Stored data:
+  constexpr int APR = BM / 4, BPR = BN / 4;
+  constexpr int AROWS = 256 / APR, BROWS = 256 / BPR;
+  constexpr int AL = BKW / AROWS, BL = BKW / BROWS;
+  const int a_row = tid / APR, a_col = (tid % APR) * 4;
+  const int b_row = tid / BPR, b_col = (tid % BPR) * 4;
+  const int q = bq0 + b_col;
+  const bool qok = q < Q;
+  int qr = 0, qs = 0, qc = 0;
+  if (qok && second) {
+    qc = q; qr = g.pad; qs = g.pad;
+  } else if (qok) {
+    const int t = q / g.IC;
+    qc = q - t * g.IC;
+    qr = t / g.S;
+    qs = t - qr * g.S;
+  }
+  int pn[BL], poh[BL], pow_[BL];
+#pragma unroll
+  for (int i = 0; i < BL; ++i) {
+    const int m = ch_lo * BKW + b_row + BROWS * i;
+    pn[i] = m / (g.OH * g.OW);
+    const int rem = m - pn[i] * (g.OH * g.OW);
+    poh[i] = rem / g.OW;
+    pow_[i] = rem - poh[i] * g.OW;
+  }
+  float4 ra[AL], rb[BL];
+  bool va[AL], vb[BL];
+  auto load_global = [&](int ch) {
+    const int m0 = ch * BKW;
+    const bool chok = ch < ch_hi;
+#pragma unroll
+    for (int i = 0; i < AL; ++i) {
+      const int m = m0 + a_row + AROWS * i;
+      const int k = bk0 + a_col;
+      const bool ok = chok && m < M && k < K;
+      ra[i] = *reinterpret_cast<const float4*>(dy + (ok ? (size_t)m * K + k : 0));
+      va[i] = ok;
+    }
+#pragma unroll
+    for (int i = 0; i < BL; ++i) {
+      const int m = m0 + b_row + BROWS * i;
+      const int n = pn[i], oh = poh[i], ow = pow_[i];
+      pow_[i] += a.dow;
+      const int c1 = pow_[i] >= g.OW;
+      pow_[i] -= c1 ? g.OW : 0;
+      poh[i] += a.doh + c1;
+      const int c2 = poh[i] >= g.OH;
+      poh[i] -= c2 ? g.OH : 0;
+      pn[i] += a.dn + c2;
+      const int ih = oh * g.stride - g.pad + qr, iw = ow * g.stride - g.pad + qs;
+      const bool ok = chok && m < M && qok && ih >= 0 && ih < g.IH && iw >= 0 && iw < g.IW;
+      rb[i] = *reinterpret_cast<const float4*>(x + (ok ? (((size_t)n * g.IH + ih) * g.IW + iw) * g.IC + qc : 0));
+      vb[i] = ok;
+    }
+  };
+  auto store_lds = [&](int buf) {
+#pragma unroll
+    for (int i = 0; i < AL; ++i)
+      *reinterpret_cast<float4*>(&As[buf][(a_row + AROWS * i) * LA + a_col]) = va[i] ? ra[i] : make_float4(0.f, 0.f, 0.f, 0.f);
+#pragma unroll
+    for (int i = 0; i < BL; ++i)
+      *reinterpret_cast<float4*>(&Bs[buf][(b_row + BROWS * i) * LB + b_col]) = vb[i] ? rb[i] : make_float4(0.f, 0.f, 0.f, 0.f);
+  };
+
+  floatx16 acc;
+#pragma unroll
+  for (int e = 0; e < 16; ++e) acc[e] = 0.f;
+
+  load_global(ch_lo);
+  store_lds(0);
+  __syncthreads();
+  for (int ch = ch_lo; ch < ch_hi; ++ch) {
+    const int buf = (ch - ch_lo) & 1;
+    load_global(ch + 1);
+    HIFIHR_SCHED_FENCE();
+#pragma unroll
+    for (int t = 0; t < BKW / 2; ++t) {
+      const float av = As[buf][(2 * t + half) * LA + wm * (BM / 2) + r31];
+      const float bv = Bs[buf][(2 * t + half) * LB + wn * (BN / 2) + r31];
+      acc = __builtin_amdgcn_mfma_f32_32x32x2f32(av, bv, acc, 0, 0, 0);
+    }
+    HIFIHR_SCHED_FENCE();
+    store_lds(buf ^ 1);
+    __syncthreads();
+  }
+  float4* sl = reinterpret_cast<float4*>(a.slabs) + ((size_t)share * a.tiles + tile) * (kWgradSlabTile / 4);
+#pragma unroll
+  for (int e4 = 0; e4 < 4; ++e4) sl[e4 * 256 + tid] = make_float4(acc[4 * e4], acc[4 * e4 + 1], acc[4 * e4 + 2], acc[4 * e4 + 3]);
+}
+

Task statement: When a line contains the string "half", copy it from the records.

Solution to the exercise:
+      const float av = As[buf][(2 * t + half) * LA + wm * (BM / 2) + r31];
+      const float bv = Bs[buf][(2 * t + half) * LB + wn * (BN / 2) + r31];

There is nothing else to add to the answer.